Which lines in the data below contain the string "ypos"? Show each one.

(Extracted records)
##############################

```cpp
int cut3r_gemv_f16w(const float* X, int ldx, const void* W, int ldw, const float* bias, float* Y, int ldy,
                    int M, int N, int K, int act, const float* res, int ldr, int silu_in, void* stream);

int cut3r_attention_f16(const void* q, const void* k, const void* v, void* out, int B, int H, int Nq, int Nk, int D,
                        long long q_sb, long long q_sn, long long k_sb, long long k_sn, long long v_sb, long long v_sn,
                        long long o_sb, long long o_sn, float scale, void* stream);

int cut3r_attention_one_key_f16(const void* v, void* out, int B, int H, int Nq, int D, long long v_sb, long long v_sn, long long o_sb,
                                long long o_sn, void* stream);

int cut3r_attention_variant(int v);
int cut3r_attention_kernel_for(int B, int H, int Nq, int D);

int cut3r_im2col_patch(const void* img, int u8, int B, int C, int H, int W, int P, void* out, void* stream);
int cut3r_cast_f32_f16(const float* x, int ldx, void* y, int ldy, int M, int C, void* stream);
int cut3r_colmean(const float* x, int ldx, int M, int C, float* y, void* stream);
int cut3r_colmean_batched(const float* x, int B, long long stride_x, int ldx, int M, int C, float* y, long long stride_y, void* stream);

int cut3r_upsample2x_nhwc(const void* in, void* out, int B, int H, int W, int C, void* stream);
int cut3r_dpt_final(const void* in, int P, int Cin, const float* w, const float* b, int mode, float* pts, float* conf,
                    void* stream);
int cut3r_conv3x3_dpt_final(const cut3r_gemm_desc* d, const float* w, const float* b, int mode, float* pts, long long pts_view_stride,
                            float* conf, long long conf_view_stride, void* stream);
int cut3r_postprocess_pts(const float* raw, int P, int nch, int pos_z, float* pts, float* conf, void* stream);
int cut3r_postprocess_pose(const float* raw, int B, float* out, void* stream);

int cut3r_patch_overlap(const float* feat0, const float* feat1, int N, int C, float thr, void* ws, int32_t* count,
// ... 284 lines not shown
```

Measured before the change: 5842.

## Fuse query RoPE into the pipelined attention kernel's Q load

Adds a ROPEQ variant of the pipelined attention kernel that reads raw Q, looks up cos/sin from the RoPE table using the per-token positions, and rotates Q in registers before the QK product. The first K/V tile DMAs are issued before the rotation so the table loads overlap the prefetch. The decoder self- and cross-attention paths use it when the positions fall inside the table and the pipe kernel is selected, leaving only K to be rotated separately. This removes a separate RoPE pass over Q and its global read/write, in exchange for extra register pressure and table loads inside the attention kernel.

```diff
diff --git a/cut3r_slam_amd/_lib.py b/cut3r_slam_amd/_lib.py
--- a/cut3r_slam_amd/_lib.py
+++ b/cut3r_slam_amd/_lib.py
@@ -59,6 +59,9 @@
     "cut3r_attention_kernel_for": [c_int, c_int, c_int, c_int],
     "cut3r_attention_f16": [c_void_p, c_void_p, c_void_p, c_void_p, c_int, c_int, c_int, c_int, c_int,
                             c_ll, c_ll, c_ll, c_ll, c_ll, c_ll, c_ll, c_ll, c_float, c_void_p],
+    "cut3r_attention_rope_q_ok": [c_int, c_int, c_int, c_int],
+    "cut3r_attention_rope_q_f16": [c_void_p, c_void_p, c_void_p, c_void_p, c_int, c_int, c_int, c_int, c_int,
+                                   c_ll, c_ll, c_ll, c_ll, c_ll, c_ll, c_ll, c_ll, c_float, c_void_p, c_void_p, c_int, c_int, c_void_p],
     "cut3r_attention_one_key_f16": [c_void_p, c_void_p, c_int, c_int, c_int, c_int, c_ll, c_ll, c_ll, c_ll, c_void_p],
     "cut3r_im2col_patch": [c_void_p, c_int, c_int, c_int, c_int, c_int, c_int, c_void_p, c_void_p],
     "cut3r_cast_f32_f16": [c_void_p, c_int, c_void_p, c_int, c_int, c_int, c_void_p],
diff --git a/cut3r_slam_amd/csrc/attention.hip b/cut3r_slam_amd/csrc/attention.hip
--- a/cut3r_slam_amd/csrc/attention.hip
+++ b/cut3r_slam_amd/csrc/attention.hip
@@ -255,8 +255,15 @@
     }
 }
 
-template <int D, int QB, int NST, int NW>
-__global__ __launch_bounds__(64 * NW, (QB == 1 ? 2 : 1)) void attn_pipe_kernel(const AttnArgs a, const int nblk, const int HB, const int H) {
+struct RopeQArgs {
+    const int64_t* pos;
+    const float* table;
+    int pmin, npos;
+};
+
+template <int D, int QB, int NST, int NW, bool ROPEQ = false>
+__global__ __launch_bounds__(64 * NW, (QB == 1 ? 2 : 1)) void attn_pipe_kernel(const AttnArgs a, const int nblk, const int HB, const int H,
+                                                                              const RopeQArgs rq) {
     constexpr int KT = 64;
     constexpr int PPW = 8 / NW;
     constexpr int AHEAD = NST - 4;
@@ -284,6 +291,16 @@
     const int extra = (a.Nk > KT && (a.Nk % KT) == 1) ? 1 : 0;
     const int ntiles = (a.Nk - extra + KT - 1) / KT;
 
+    long long qpos[QB][2] = {};
+    if constexpr (ROPEQ) {
+#pragma unroll
+        for (int qb = 0; qb < QB; qb++) {
+            const int qr = min(q0 + qb * 32 + r, a.Nq - 1);
+            const int64_t* pp = rq.pos + ((size_t)b * a.Nq + qr) * 2;
+            qpos[qb][0] = pp[0];
+            qpos[qb][1] = pp[1];
+        }
+    }
     if (CH < 8) {
         for (int i = tid; i < NST * STAGE / 16; i += 64 * NW) *reinterpret_cast<f32x4*>(smem + i * 16) = f32x4{0.f, 0.f, 0.f, 0.f};
         asm volatile("s_waitcnt lgkmcnt(0)" ::: "memory");
@@ -346,8 +363,60 @@
         int qr = q0 + qb * 32 + r;
         if (qr > a.Nq - 1) qr = a.Nq - 1;
         const h16* qrow = qp + (size_t)qr * a.q_sn;
-#pragma unroll
-        for (int s = 0; s < DQ; s++) qf[qb][s] = *reinterpret_cast<const half8_t*>(qrow + 16 * s + 8 * hh);
+        if constexpr (!ROPEQ) {
+#pragma unroll
+            for (int s = 0; s < DQ; s++) qf[qb][s] = *reinterpret_cast<const half8_t*>(qrow + 16 * s + 8 * hh);
+        } else {
+            constexpr int Q = D / 4;
+            long long pi[2];
+#pragma unroll
+            for (int X = 0; X < 2; X++) {
+                const long long p = qpos[qb][X] - rq.pmin;
+                pi[X] = p < 0 ? 0 : (p > rq.npos - 1 ? rq.npos - 1 : p);
+            }
+            half8_t own[DQ];
+            half4_t par[DQ][2];
+            f32x4 c4[DQ][2], s4[DQ][2];
+            unsigned sgn[DQ][2];
+#pragma unroll
+            for (int s = 0; s < DQ; s++) {
+                const int c0 = 16 * s + 8 * hh;
+                own[s] = *reinterpret_cast<const half8_t*>(qrow + c0);
+                const float* tc = rq.table + (((hh ? 16 * s + 8 : 16 * s) / (2 * Q)) ? pi[1] : pi[0]) * Q;
+                const float* ts = tc + (long long)rq.npos * Q;
+#pragma unroll
+                for (int g = 0; g < 2; g++) {
+                    const int w = hh ? (16 * s + 8 + 4 * g) % (2 * Q) : (16 * s + 4 * g) % (2 * Q);
+                    const bool isv = w >= Q;
+                    const int f0 = isv ? w - Q : w;
+                    par[s][g] = *reinterpret_cast<const half4_t*>(qrow + c0 + 4 * g + (isv ? -Q : Q));
+                    c4[s][g] = *reinterpret_cast<const f32x4*>(tc + f0);
+                    s4[s][g] = *reinterpret_cast<const f32x4*>(ts + f0);
+                    sgn[s][g] = isv ? 0u : 0x80000000u;
+                }
+            }
+            static_assert(QB == 1, "the early request belongs to the one query block of the workgroup");
+#pragma unroll
+            for (int t = 0; t < NST - 3; t++) issue(t);
+#pragma unroll
+            for (int s = 0; s < DQ; s++)
+#pragma unroll
+                for (int g = 0; g < 2; g++) asm volatile("" ::"v"(own[s]), "v"(par[s][g]), "v"(c4[s][g]), "v"(s4[s][g]));
+#pragma unroll
+            for (int s = 0; s < DQ; s++) {
+                half8_t rot;
+#pragma unroll
+                for (int g = 0; g < 2; g++)
+#pragma unroll
+                    for (int j = 0; j < 4; j++) {
+                        const float af = (float)own[s][4 * g + j], pf = (float)par[s][g][j];
+                        float t = pf * s4[s][g][j];
+                        asm volatile("" : "+v"(t));
+                        rot[4 * g + j] = (h16)rope_rot(af, c4[s][g][j], __uint_as_float(__float_as_uint(t) ^ sgn[s][g]));
+                    }
+                qf[qb][s] = rot;
+            }
+        }
 #pragma unroll
         for (int d = 0; d < DP; d++)
 #pragma unroll
@@ -537,8 +606,10 @@
     using Y = std::true_type;
     using N = std::false_type;
 
-#pragma unroll
-    for (int t = 0; t < NST - 3; t++) issue(t);
+    if constexpr (!ROPEQ) {
+#pragma unroll
+        for (int t = 0; t < NST - 3; t++) issue(t);
+    }
     {
         wait_tiles_ahead<2 * PPW, AHEAD>(ntiles - 1);
         asm volatile("s_barrier" ::: "memory");
@@ -615,16 +686,18 @@
 }
 
 template <int D>
-int launch_attn(const AttnArgs& a, int B, int H, hipStream_t s) {
+int launch_attn(const AttnArgs& a, int B, int H, hipStream_t s, const RopeQArgs* rq = nullptr) {
     const int inst = attn_instance(B, H, a.Nq, D);
     if constexpr (D == 48 || D == 64) {
         if (inst == 104) {
             const int nblk = (a.Nq + 127) / 128, HB = H * B;
             dim3 grid((unsigned)(((HB + 7) / 8) * 8 * nblk));
-            hipLaunchKernelGGL((attn_pipe_kernel<D, 1, 4, 4>), grid, dim3(256), 0, s, a, nblk, HB, H);
+            if (rq) hipLaunchKernelGGL((attn_pipe_kernel<D, 1, 4, 4, true>), grid, dim3(256), 0, s, a, nblk, HB, H, *rq);
+            else hipLaunchKernelGGL((attn_pipe_kernel<D, 1, 4, 4>), grid, dim3(256), 0, s, a, nblk, HB, H, RopeQArgs{});
             return cut3r_check_launch();
         }
     }
+    if (rq) return CUT3R_ERR_ARG;
     if (inst == 4) {
         dim3 grid((a.Nq + 127) / 128, H, B);
         hipLaunchKernelGGL((attn_kernel<D, 4>), grid, dim3(256), 0, s, a);
@@ -675,9 +748,14 @@
     return attn_instance(B, H, Nq, D);
 }
 
-extern "C" int cut3r_attention_f16(const void* q, const void* k, const void* v, void* out, int B, int H, int Nq, int Nk, int D,
-                                   long long q_sb, long long q_sn, long long k_sb, long long k_sn, long long v_sb, long long v_sn,
-                                   long long o_sb, long long o_sn, float scale, void* stream) {
+extern "C" int cut3r_attention_rope_q_ok(int B, int H, int Nq, int D) {
+    if (B <= 0 || H <= 0 || Nq <= 0 || (D != 48 && D != 64)) return 0;
+    return attn_instance(B, H, Nq, D) == 104 ? 1 : 0;
+}
+
+static int attention_f16(const void* q, const void* k, const void* v, void* out, int B, int H, int Nq, int Nk, int D, long long q_sb,
+                         long long q_sn, long long k_sb, long long k_sn, long long v_sb, long long v_sn, long long o_sb, long long o_sn,
+                         float scale, const RopeQArgs* rq, void* stream) {
     if (!q || !k || !v || !out || B <= 0 || H <= 0 || Nq <= 0 || Nk <= 0) return CUT3R_ERR_ARG;
     if (((uintptr_t)q | (uintptr_t)k | (uintptr_t)v) & 15) return CUT3R_ERR_ARG;
     if ((uintptr_t)out & 7) return CUT3R_ERR_ARG;
@@ -690,12 +768,30 @@
     a.q_sb = q_sb; a.q_sn = q_sn; a.k_sb = k_sb; a.k_sn = k_sn; a.v_sb = v_sb; a.v_sn = v_sn; a.o_sb = o_sb; a.o_sn = o_sn;
     a.scale_log2 = scale * 1.44269504088896340736f;
     hipStream_t s = (hipStream_t)stream;
+    if (rq) {
+        if (!cut3r_attention_rope_q_ok(B, H, Nq, D)) return CUT3R_ERR_ARG;
+        if (!rq->pos || !rq->table || rq->npos <= 0 || ((uintptr_t)rq->pos & 7) || ((uintptr_t)rq->table & 15)) return CUT3R_ERR_ARG;
+    }
     switch (D) {
         case 16: return launch_attn<16>(a, B, H, s);
         case 32: return launch_attn<32>(a, B, H, s);
-        case 48: return launch_attn<48>(a, B, H, s);
-        case 64: return launch_attn<64>(a, B, H, s);
+        case 48: return launch_attn<48>(a, B, H, s, rq);
+        case 64: return launch_attn<64>(a, B, H, s, rq);
         case 128: return launch_attn<128>(a, B, H, s);
         default: return CUT3R_ERR_ARG;
     }
 }
+
+extern "C" int cut3r_attention_f16(const void* q, const void* k, const void* v, void* out, int B, int H, int Nq, int Nk, int D,
+                                   long long q_sb, long long q_sn, long long k_sb, long long k_sn, long long v_sb, long long v_sn,
+                                   long long o_sb, long long o_sn, float scale, void* stream) {
+    return attention_f16(q, k, v, out, B, H, Nq, Nk, D, q_sb, q_sn, k_sb, k_sn, v_sb, v_sn, o_sb, o_sn, scale, nullptr, stream);
+}
+
+extern "C" int cut3r_attention_rope_q_f16(const void* q, const void* k, const void* v, void* out, int B, int H, int Nq, int Nk, int D,
+                                          long long q_sb, long long q_sn, long long k_sb, long long k_sn, long long v_sb, long long v_sn,
+                                          long long o_sb, long long o_sn, float scale, const int64_t* q_pos, const float* table, int pmin,
+                                          int npos, void* stream) {
+    const RopeQArgs rq{q_pos, table, pmin, npos};
+    return attention_f16(q, k, v, out, B, H, Nq, Nk, D, q_sb, q_sn, k_sb, k_sn, v_sb, v_sn, o_sb, o_sn, scale, &rq, stream);
+}
diff --git a/cut3r_slam_amd/model.py b/cut3r_slam_amd/model.py
--- a/cut3r_slam_amd/model.py
+++ b/cut3r_slam_amd/model.py
@@ -65,6 +65,7 @@
     heads: int
     B: int
     pre_ln: bool = False
+    xpos_in_table: bool = False
     C: int = field(init=False)
     Nx: int = field(init=False)
     Ny: int = field(init=False)
@@ -112,6 +113,7 @@
         self.dpt_fuse = _env_flag("CUT3R_DPT_FUSE", True)
         self.head_chunk = max(1, _env_int("CUT3R_HEAD_CHUNK", 28))
         self.one_key = _env_flag("CUT3R_ONE_KEY", True)
+        self.rope_q_attn = _env_flag("CUT3R_ROPE_Q_ATTN", True)
         self.ln_fold = _env_int("CUT3R_LN_FOLD", 1)
         self._head_stream = None
         self._side = None
@@ -210,6 +212,7 @@
         w = cfg.state_width
         i = torch.arange(cfg.state_size)
         self.state_pos = torch.stack([i // w, i % w], -1)[None].to(dev).contiguous()
+        self._state_pos_in_table = ops.rope_positions_in_table(self.state_pos)
         for hd in {cfg.enc_embed_dim // cfg.enc_num_heads, cfg.dec_embed_dim // cfg.dec_num_heads, cfg.dec_embed_dim // cfg.state_dec_num_heads}:
             if hd % 16 == 0:
                 ops.rope_table(dev, cfg.rope_freq, 1.0, hd)
@@ -447,8 +450,8 @@
             feat, _, pos = self._encode(img)
         return feat, pos, im_shape
 
-    def _block(self, p, tag, x, y, out, xpos, ypos, heads, B=1, fresh=False, pre_ln=False):
-        s = _Block(p, tag, x, y, out, xpos, ypos, heads, B, pre_ln)
+    def _block(self, p, tag, x, y, out, xpos, ypos, heads, B=1, fresh=False, pre_ln=False, xpos_in_table=False):
+        s = _Block(p, tag, x, y, out, xpos, ypos, heads, B, pre_ln, xpos_in_table)
         C, Nx, Ny, D = s.C, s.Nx, s.Ny, s.D
         can = lambda t, n, name: bool(t.x16 is not None and n > 1 and self._folded(p + name))
         s.fold_x = fresh and can(x, Nx, ".attn.qkv")
@@ -492,6 +495,8 @@
         rows = lambda t: t.view(-1, t.shape[-2] * t.shape[-1])
         skx, sky = (lambda s: s.Nx == 1), (lambda s: s.Ny == 1)
         one_x, one_y = (lambda s: self.one_key and s.Nx == 1), (lambda s: self.one_key and s.Ny == 1)
+        rope_q_attn = lambda s: bool(self.rope_q_attn and s.xpos is not None and s.xpos_in_table and not fuse_x(s) and not one_x(s)
+                                     and not one_y(s) and ops.attention_rope_q_ok(s.B, s.heads, s.Nx, s.D))
         each(lambda s: self._ln(s.x.x, s.p + ".norm1", out16=s.ln16), lambda s: not (s.fold_x or s.pre_ln))
         self._project([dict(x16=s.x.x16 if s.fold_x else s.ln16, name=s.p + ".attn.qkv", out=s.qkv, skinny=skx(s),
                             rope=(s.xpos, 2 * s.C, s.D) if fuse_x(s) else None, ln=s.x.st if s.fold_x else None)
@@ -501,6 +506,9 @@
         def self_attn(s):
             v5 = s.qkv.view(s.B, s.Nx, 3, s.heads, s.D)
             q, k, v = v5[:, :, 0], v5[:, :, 1], v5[:, :, 2]
+            if rope_q_attn(s):
+                self._rope(k, s.xpos)
+                return ops.attention_rope_q(q, s.xpos, k, v, s.attn, s.D ** -0.5, self.cfg.rope_freq)
             if s.xpos is not None and not fuse_x(s):
                 ops.rope_2d_pair(q, s.xpos, k, s.xpos, self.cfg.rope_freq, 1.0)
             ops.attention(q, k, v, s.attn, s.D ** -0.5)
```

##############################

## EXERCISE OUTPUT:
-    def _block(self, p, tag, x, y, out, xpos, ypos, heads, B=1, fresh=False, pre_ln=False):
-        s = _Block(p, tag, x, y, out, xpos, ypos, heads, B, pre_ln)
+    def _block(self, p, tag, x, y, out, xpos, ypos, heads, B=1, fresh=False, pre_ln=False, xpos_in_table=False):
+        s = _Block(p, tag, x, y, out, xpos, ypos, heads, B, pre_ln, xpos_in_table)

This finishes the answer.